Lots of change for something that might be fixed much easier:

Alt way: Why not just set m_profile_enabled to false in StopProfileThread() and let loop exit on next iteration? Code changes would be much smaller. All comments above are marked with "alt way:" for this solution

lldb/test/API/macosx/profile_vrs_detach/TestDetachVrsProfile.py
28

fix comment?

lldb/tools/debugserver/source/MacOSX/MachProcess.h
341–346

Alt way (see main comment): remove these lines

385

Alt way: remove

lldb/tools/debugserver/source/MacOSX/MachProcess.mm
28

remove

34

remove

490

alt way: remove

1326

alt way:

m_profile_enabled = false;
1329

alt way: remove

2511–2538

Alt way: revert all changes here, when we call StopProfileThread, it will set m_profile_enabled = false and this loop will naturally exit.

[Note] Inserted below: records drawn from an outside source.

@@ -1058,12 +1120,17 @@
   const nunet_plan_cfg& c = P->cfg;
   const int dt = c.dtype, es = P->es;
   char* wpack = AB(arena, P->off_wpack);
-  if (training) CK(nunet_zero_async(AB(arena, P->off_fx), 2 * fx_region_bytes(P), st));
-  if (!staged) CK(nunet_nchw_to_nhwc(input, c.N, c.input_channels, c.H, c.W, dt, AB(arena, P->off_img), 32, (nunet_stream_t)st));
+  const bool skip_pack = (training_flags & 2) != 0;
+  const size_t zero_bytes = 2 * fx_region_bytes(P);
+  const bool fused = rt_of(P)->step_prologue && (training != 0) + !staged + !skip_pack >= 2 && zero_bytes % 16 == 0;
+  if (fused) CK(NUNET_DISPATCH(dt, plan_step_prologue, P, params, input, arena, training != 0, !staged, !skip_pack, st));
+  else {
+    if (training) CK(nunet_zero_async(AB(arena, P->off_fx), zero_bytes, st));
+    if (!staged) CK(nunet_nchw_to_nhwc(input, c.N, c.input_channels, c.H, c.W, dt, AB(arena, P->off_img), 32, (nunet_stream_t)st));
+  }
 
   Sched S; S.init(P, st, 0);
-  const bool skip_pack = (training_flags & 2) != 0;
-  if (!skip_pack) {
+  if (!skip_pack && !fused) {
     S.name("pack");
     S.add(0, 0, 15.f, {}, {R_WP + 0, R_WP + 1, R_WP + 2, R_WP + 3, R_WP + 4}, [=](hipStream_t ls) {
       return NUNET_DISPATCH(dt, launch_pack, params, wpack, P->ptab, ls);
@@ -1378,13 +1445,13 @@
     *reinterpret_cast<f32x4*>(gs + en.dst + i * 4) = r;
   }
 }
-static int launch_reduce(nunet_plan* P, void* arena, int k_lo, int k_hi, hipStream_t st) {
+static int launch_reduce(nunet_plan* P, void* arena, int k_lo, int k_hi, hipStream_t st, int layers = 3) {
   RedTab tab; tab.n = 0; tab.nblocks = 0;
   double bytes = 0;
   for (int k = k_hi; k >= k_lo; --k)
     for (int cv = 1; cv >= 0; --cv) {
       const ConvL& c = cv ? P->exec[k].c2 : P->exec[k].c1;
-      if (c.ks <= 1) continue;
+      if (c.ks <= 1 || !(layers >> cv & 1)) continue;
       RedEnt& en = tab.e[tab.n++];
       en.slab = c.slab; en.dst = c.gs; en.stride = 9LL * c.cout * c.cinpad; en.n4 = en.stride / 4; en.ks = c.ks; en.blk0 = tab.nblocks;
       tab.nblocks += (int)((en.n4 + 63) / 64);
@@ -1456,7 +1523,8 @@
     const BnView bn1 = bn_view(P, arena, params, k, 0, 1), bn2 = bn_view(P, arena, params, k, 1, 1);
     const Buf dy2 = {AB(arena, n.dy[0]), rl + L_DY0}, dy1 = {AB(arena, n.dy[1]), rl + L_DY1}, da1 = {AB(arena, n.da1), rl + L_DA1};
     const bool has_dgrad1 = !(i == 0 && n.in_prefix == 0);
-    const bool dy2_in_wgrad = rt->wgrad_dy != 0, dy1_in_wgrad = rt->wgrad_dy != 0 || !has_dgrad1;
+    const bool split_tail = rt->tail_split != 0 && !has_dgrad1 && rt->wgrad_dy == 0;
+    const bool dy2_in_wgrad = rt->wgrad_dy != 0 || split_tail, dy1_in_wgrad = rt->wgrad_dy != 0 || !has_dgrad1;
 
     if (!n.bn2_in_head) {
       nunet_bn_bwd_desc b2; memset(&b2, 0, sizeof(b2));
@@ -1464,6 +1532,30 @@
       b2.da = gxo.p; b2.PDA = P->PX[i]; set_bn(b2, bn2);
       S.name("B%d%d.bnR2", n.i, n.j);
       S.add(lane, 0, 9.f, {gxo.r, bn2.r_y}, {bn2.r_fx}, [=](hipStream_t ls) { return nunet_bn_relu_bwd_reduce(&b2, ls); });
+    }
+
+    const Cat in = block_in(P, arena, k, false);
+    nunet_wgrad_desc w1, w2; memset(&w1, 0, sizeof(w1)); memset(&w2, 0, sizeof(w2));
+    {
+      w1.dtype = w2.dtype = dt; w1.N = w2.N = c.N; w1.H = w2.H = H; w1.W = w2.W = W;
+      w2.src0 = bn1.y; w2.C0 = f; w2.P0 = f;
+      w2.x_tf = NUNET_TF_BN_RELU; w2.x_mean_invstd = bn1.mean_invstd; w2.x_gamma = bn1.gamma; w2.x_beta = bn1.beta;
+      set_src(w1, in);
+      w1.dy = dy1.p; w2.dy = dy2.p; w1.Cout = w2.Cout = f; w1.PY = w2.PY = f;
+      if (dy2_in_wgrad) { w2.dy = gxo.p; w2.PY = P->PX[i]; set_wgrad_bn_bwd(w2, bn2); }
+      if (dy1_in_wgrad) {
+        w1.dy = da1.p; w1.PY = f; set_wgrad_bn_bwd(w1, bn1);
+        if (!has_dgrad1) { w1.d_dbias = bn1.gv; w1.d_dgamma = bn1.gv + bn1.C; w1.d_dbeta = bn1.gv + 2 * bn1.C; }
+      }
+      w1.dw = L1.ks > 1 ? slabs + L1.slab : gsr + L1.gs; w1.slab_stride = 9LL * L1.cout * L1.cinpad; w1.max_slabs = L1.ks; w1.target_wgs = L1.wg_target;
+      w2.dw = L2.ks > 1 ? slabs + L2.slab : gsr + L2.gs; w2.slab_stride = 9LL * L2.cout * L2.cinpad; w2.max_slabs = L2.ks; w2.target_wgs = L2.wg_target;
+      w1.dw_floats = (int64_t)L1.ks * w1.slab_stride; w2.dw_floats = (int64_t)L2.ks * w2.slab_stride;
+    }
+    const auto wgrad_cost = [&](int cinpads) { return 8.f + (float)(2.0 * 9 * (double)cinpads * f * (double)c.N * H * W / 3.5e8); };
+    if (split_tail) {
+      S.name("B%d%d.wgrad2", n.i, n.j);
+      S.add(S.list ? wlane : 4, 1, wgrad_cost(L2.cinpad), {bn1.r_y, gxo.r, bn2.r_y, bn2.r_fx}, {R_GSW + 2 * k + 1},
+            [=](hipStream_t ls) { const int r = nunet_conv3x3_wgrad(&w2, ls); return r ? r : launch_reduce(P, arena, k, k, ls, 2); });
     }
 
     {
@@ -1478,7 +1570,8 @@
       d.bn_gamma = bn1.gamma; d.bn_beta = bn1.beta; d.bn_sums = bn1.fx;
       const int rsk = set_splitk(d, P, arena, k);
       S.name("B%d%d.dgrad2", n.i, n.j);
-      S.add_conv(lane, {gxo.r, bn2.r_y, bn1.r_y, R_WP + i}, {dy2_in_wgrad ? -1 : dy2.r, da1.r, bn2.r_fx, bn1.r_fx, rsk}, d);
+      S.add_conv(lane, {gxo.r, bn2.r_y, bn1.r_y, R_WP + i, split_tail ? bn2.r_fx : -1},
+                 {dy2_in_wgrad ? -1 : dy2.r, da1.r, split_tail ? R_GV2 : bn2.r_fx, bn1.r_fx, rsk}, d);
     }
     if (has_dgrad1) {
       const Cat g = block_in(P, arena, k, true);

Your way: Move the conversion of profile interval out of the loop?

timespec ts;
using namespace std::chrono;
std::chrono::microseconds dur(proc->ProfileInterval());
const auto dur_secs = duration_cast<seconds>(dur);
const auto dur_usecs = dur % std::chrono::seconds(1);
 while (proc->IsProfilingEnabled()) {
   nub_state_t state = proc->GetState();
   if (state == eStateRunning) {
     std::string data =
         proc->Task().GetProfileData(proc->GetProfileScanType());
     if (!data.empty()) {
       proc->SignalAsyncProfileData(data.c_str());
     }
   } else if ((state == eStateUnloaded) || (state == eStateDetached) ||
              (state == eStateUnloaded)) {
     // Done. Get out of this thread.
     break;
   }
   DNBTimer::OffsetTimeOfDay(&ts, dur_secs.count(), dur_usecs.count());
   // Exit if requested.
   if (proc->m_profile_events.WaitForSetEvents(eMachProcessProfileCancel, &ts))
     break;
 }
clayborg accepted this revision.Feb 24 2020, 11:10 AM

Jim Ingham said in email:

I don’t understand your suggestion. The point of this change was to get the profile loop to exit without waiting the full sleep time. That time is generally pretty long (1 second or thereabouts) and so if you have the main debugserver thread wait on the profile thread’s timeout before replying to the detach packet, then lldb might have already timed out waiting for the packet reply by the time it does so.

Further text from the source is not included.